News Release

Researchers develop 3-D printing method for creating patient-specific medical devices

Peer-Reviewed Publication

Northeastern University

Novel 3-D Printing Method for Medical Devices

image: Northeastern assistant professor Randall Erb, left, and Joshua Martin, Ph.D. '17, have developed an innovative 3-D printing technology that could revolutionize important biomedical equipment, enhancing treatment for everyone from premature babies to patients needing implants. view more 

Credit: Photo by Adam Glanzman/Northeastern University

A team of researchers at Northeastern University has developed an innovative 3-D printing technology that uses magnetic fields to shape composite materials--mixes of plastics and ceramics--into patient-specific products. The biomedical devices they are developing will be both stronger and lighter than current models and, with their customized design, ensure an appropriate fit. Their paper on the new technology appears in the Oct. 23 issue of Nature Communications.

One specific application of this new technology is developing patient-specific catheters, especially for premature newborns. Today's catheters only come in standard sizes and shapes, which means they cannot accommodate the needs of all premature babies. "With neonatal care, each baby is a different size, each baby has a different set of problems," says Randall Erb, assistant professor in the Department of Mechanical and Industrial Engineering and lead researcher on the project. "If you can print a catheter whose geometry is specific to the individual patient, you can insert it up to a certain critical spot, you can avoid puncturing veins, and you can expedite delivery of the contents."

Others have used composite materials in 3-D printing, says Joshua Martin, the doctoral candidate who helped design and run many of the experiments for the paper. What sets their technology apart, say Erb and Martin, is that it enables them to control how the ceramic fibers are arranged--and hence control the mechanical properties of the material itself.

That control is critical if you're crafting devices with complex architectures, such as customized miniature biomedical devices. Within a single patient-specific device, the corners, the curves, and the holes must all be reinforced by ceramic fibers arranged in just the right configuration to make the device durable. This is the strategy taken by many natural composites from bones to trees.

Consider the structure of human bone. Fibers of calcium phosphate, the mineral component of bone, are naturally oriented just so around the holes for blood vessels in order to ensure the bone's strength and stability, enabling, say, your femur to withstand a daily jog.

"We are following nature's lead," explains Martin, "by taking really simple building blocks but organizing them in a fashion that results in really impressive mechanical properties." Using magnets, Erb and Martin's 3-D printing method aligns each minuscule fiber in the direction that conforms precisely to the geometry of the item being printed.

"These are the sorts of architectures that we are now producing synthetically," says Erb, who has received a $225,000 Small Business Technology Transfer grant from the National Institutes of Health to develop the neonatal catheters with a local company. "Another of our goals is to use calcium phosphate fibers and biocompatible plastics to design surgical implants."

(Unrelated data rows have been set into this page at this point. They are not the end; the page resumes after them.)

@@ -187,13 +242,26 @@
 }
 
 template <int KS_IN, int MO, int NW, int WPS>
-static void launch_mlp_chunk_v(const MlpChunkParams& p, hipStream_t s) {
-  auto kern = &pw_mlp_chunk_kernel<KS_IN, MO, NW, WPS>;
-  const size_t lds = (size_t)3 * (2 * KS_IN + MO) * 1024 + (size_t)(p.C_hid + MO * 16) * 4;
+constexpr bool kChunkUpfOk = MO <= 4 || WPS == 2;
+
+template <int KS_IN, int MO, int NW, int WPS, bool UPF>
+static void launch_mlp_chunk_u(const MlpChunkParams& p, size_t lds, hipStream_t s) {
+  auto kern = &pw_mlp_chunk_kernel<KS_IN, MO, NW, WPS, UPF>;
   if (!ensure_dynamic_lds(reinterpret_cast<const void*>(kern), 160 * 1024, "pw_mlp_chunk")) return;
   const long wg_rows = (long)NW * 32;
   dim3 grid((unsigned)((p.rps + wg_rows - 1) / wg_rows), (unsigned)p.N), block(NW * 64);
   hipLaunchKernelGGL(kern, grid, block, lds, s, p);
+}
+
+template <int KS_IN, int MO, int NW, int WPS>
+static void launch_mlp_chunk_v(const MlpChunkParams& p, hipStream_t s) {
+  const size_t lds = (size_t)3 * (2 * KS_IN + MO) * 1024 + (size_t)(p.C_hid + MO * 16) * 4;
+  const size_t lds_up = lds + (size_t)MO * 16 * 4 + (size_t)NW * MO * 1024;
+  constexpr int by_waves = WPS * 4 / NW;
+  const int want = (int)std::min<size_t>(160 * 1024 / lds, by_waves), have = (int)std::min<size_t>(160 * 1024 / lds_up, by_waves);
+  if (kChunkUpfOk<KS_IN, MO, NW, WPS> && p.e.res_mode == PYTC_RES_UPSAMPLE && tuning_get(K_up_epilogue_prefetch) != 0 && have >= want && have >= 1)
+    launch_mlp_chunk_u<KS_IN, MO, NW, WPS, true>(p, lds_up, s);
+  else launch_mlp_chunk_u<KS_IN, MO, NW, WPS, false>(p, lds, s);
 }
 
 template <int KS_IN, int MO>
diff --git a/pytorch_connectomics_amd/csrc/pw_mlp_lds_kernels.hip b/pytorch_connectomics_amd/csrc/pw_mlp_lds_kernels.hip
--- a/pytorch_connectomics_amd/csrc/pw_mlp_lds_kernels.hip
+++ b/pytorch_connectomics_amd/csrc/pw_mlp_lds_kernels.hip
@@ -1,3 +1,4 @@
+#include <algorithm>
 #include <mutex>
 
 #include "pw_common.h"
@@ -46,7 +47,13 @@
   }
 }
 
-template <int KS_IN, int MO, int NT, int NWAVES, int WPS>
+__device__ __forceinline__ void lds_glds16(const void* gsrc, unsigned lds_dst) {
+  unsigned keep;
+  asm volatile("s_mov_b32 %0, m0\n\ts_mov_b32 m0, %2\n\ts_nop 0\n\tglobal_load_lds_dwordx4 %1, off\n\ts_mov_b32 m0, %0"
+               : "=&s"(keep) : "v"(gsrc), "s"(lds_dst) : "memory");
+}
+
+template <int KS_IN, int MO, int NT, int NWAVES, int WPS, bool UPF = false>
 __global__ void __launch_bounds__(NWAVES * 64, WPS)
 pw_mlp_lds_kernel(MlpLdsParams p) {
   constexpr int CIN = KS_IN * 32, COUT = MO * 16;
@@ -59,6 +66,15 @@
   const bool folded = p.ab == nullptr;
   const int n_w2 = p.C_hid * CIN / 8, n_w3 = COUT * p.C_hid / 8;
   for (int i = tid; i < n_w3; i += NWAVES * 64) lw3[i] = p.w3[i];
+  float* lrb = lb2 + p.C_hid;
+  if constexpr (UPF) {
+    if (tid < COUT) lrb[tid] = p.e.res_bias ? p.e.res_bias[tid] : 0.f;
+  }
+  const GridStep s16(16u, UPF ? p.e.Go_h : 1, UPF ? p.e.Go_w : 1), stile((unsigned)(NWAVES * NT * 16), UPF ? p.e.Go_h : 1, UPF ? p.e.Go_w : 1);
+  const unsigned rows_low = (unsigned)p.e.Gl_d * (unsigned)p.e.Gl_h * (unsigned)p.e.Gl_w;
+  constexpr int LAND = (MO / 2) * NT * 64;
+  const uint4* land = reinterpret_cast<const uint4*>(lrb + COUT) + (UPF ? __builtin_amdgcn_readfirstlane(wave) * LAND : 0);
+  const unsigned land_lds = UPF ? __builtin_amdgcn_readfirstlane((unsigned)(size_t)(__attribute__((address_space(3))) const void*)land) : 0u;
   const long Ts = (p.rps + NT * 16 - 1) / (NT * 16);
   const long G = Ts * p.N;
   const long g_end = G * (blockIdx.x + 1) / gridDim.x;
@@ -81,11 +97,30 @@
     }
     const float* an = folded ? nullptr : p.ab + (long)n * 2 * CIN;
     const long t_base = (long)n * Ts;
+    UpsampleCursor pos;
+    const bf16_t* lown = nullptr;
+    if constexpr (UPF) {
+      pos.seek((unsigned)((g + wave - t_base) * (NT * 16)) + (unsigned)r, p.e.Go_h, p.e.Go_w);
+      if (p.e.res_low) lown = reinterpret_cast<const bf16_t*>(p.e.res_low) + (long)n * rows_low * COUT;
+    }
 
     for (long gt = g + wave; gt < seg_end; gt += NWAVES) {
       const long row0 = (gt - t_base) * (NT * 16);
       LdsTile<KS_IN, MO, NT> cur;
       lds_tile_load(cur, p, n, row0, r, kb, with_res);
+      unsigned uflags = 0;
+      if constexpr (UPF) {
+        unsigned lr[NT];
+        uflags = pos.tile(lr, s16, p.e.Go_h, p.e.Go_w, p.e.Gl_h, p.e.Gl_w, rows_low);
+        if (lown) {
+#pragma unroll
+          for (int nt = 0; nt < NT; ++nt) {
+            const bf16_t* lrow = lown + (long)lr[nt] * COUT + kb * 8;
+#pragma unroll
+            for (int pr = 0; pr < MO / 2; ++pr) lds_glds16(lrow + pr * 32, land_lds + (unsigned)((pr * NT + nt) * 64) * 16u);
+          }
+        }
+      }
       long orow[NT];
 #pragma unroll
       for (int nt = 0; nt < NT; ++nt) orow[nt] = row0 + nt * 16 + r;
@@ -155,6 +190,32 @@
           for (int nt = 0; nt < NT; ++nt) acc2[mo][nt] = __builtin_amdgcn_mfma_f32_16x16x32_f16(a, bhh[nt], acc2[mo][nt], 0, 0, 0);
         }
       }
+      if constexpr (UPF) {
+        bf16_t* yn = reinterpret_cast<bf16_t*>(p.e.y) + (long)n * p.rps * COUT;
+        asm volatile("s_waitcnt vmcnt(0)" ::: "memory");
+        __builtin_amdgcn_wave_barrier();
+#pragma unroll
+        for (int pr = 0; pr < MO / 2; ++pr) {
+          float rb[8];
+          VecIO<float, 4>::load(lrb + pr * 32 + kb * 8, reinterpret_cast<float(&)[4]>(rb[0]));
+          VecIO<float, 4>::load(lrb + pr * 32 + kb * 8 + 4, reinterpret_cast<float(&)[4]>(rb[4]));
+#pragma unroll
+          for (int nt = 0; nt < NT; ++nt) {
+            const long o = row0 + nt * 16 + r;
+            if (o >= p.rps) continue;
+            float v[8];
+#pragma unroll
+            for (int j = 0; j < 4; ++j) { v[j] = acc2[2 * pr][nt][j]; v[4 + j] = acc2[2 * pr + 1][nt][j]; }
+            const bool on_low = lown != nullptr && ((uflags >> (2 * nt + 1)) & 1u);
+            const uint4 low = on_low ? land[(pr * NT + nt) * 64 + lane] : uint4{0u, 0u, 0u, 0u};
+            upsample_finish_store(v, yn + o * COUT + pr * 32 + kb * 8, cur.res[pr][nt], low, rb, (uflags >> (2 * nt)) & 1u, on_low, p.e.nt);
+          }
+        }
+        asm volatile("s_waitcnt lgkmcnt(0)" ::: "memory");
+        __builtin_amdgcn_wave_barrier();
+        pos.advance(stile, p.e.Go_h, p.e.Go_w);
+        continue;
+      }
       int upos[NT][3];
       if (ups) {
         const unsigned ur = (unsigned)row0, gw = (unsigned)p.e.Go_w, gh = (unsigned)p.e.Go_h;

The magnets are the defining ingredient in their 3-D printing technology. Erb initially described their role in the composite-making process in a 2012 paper in the journal Science.

First the researchers "magnetize" the ceramic fibers by dusting them very lightly with iron oxide, which, Martin notes, has already been FDA approved for drug-delivery applications. They then apply ultralow magnetic fields to individual sections of the composite material--the ceramic fibers immersed in liquid plastic--to align the fibers according to the exacting specifications dictated by the product they are printing.

"Magnetic fields are very easy to apply," says Erb. "They're safe, and they penetrate not only our bodies--think of CT scans--but many other materials."

Finally, in a process called "stereolithography," they build the product, layer by layer, using a computer-controlled laser beam that hardens the plastic. Each six-by-six inch layer takes a mere minute to complete.

"I believe our research is opening a new frontier in materials-science research," says Martin. "For a long time, researchers have been trying to design better materials, but there's always been a gap between theory and experiment. With this technology, we're finally scratching the surface where we can theoretically determine that a particular fiber architecture leads to improved mechanical properties and we can also produce those complicated architectures."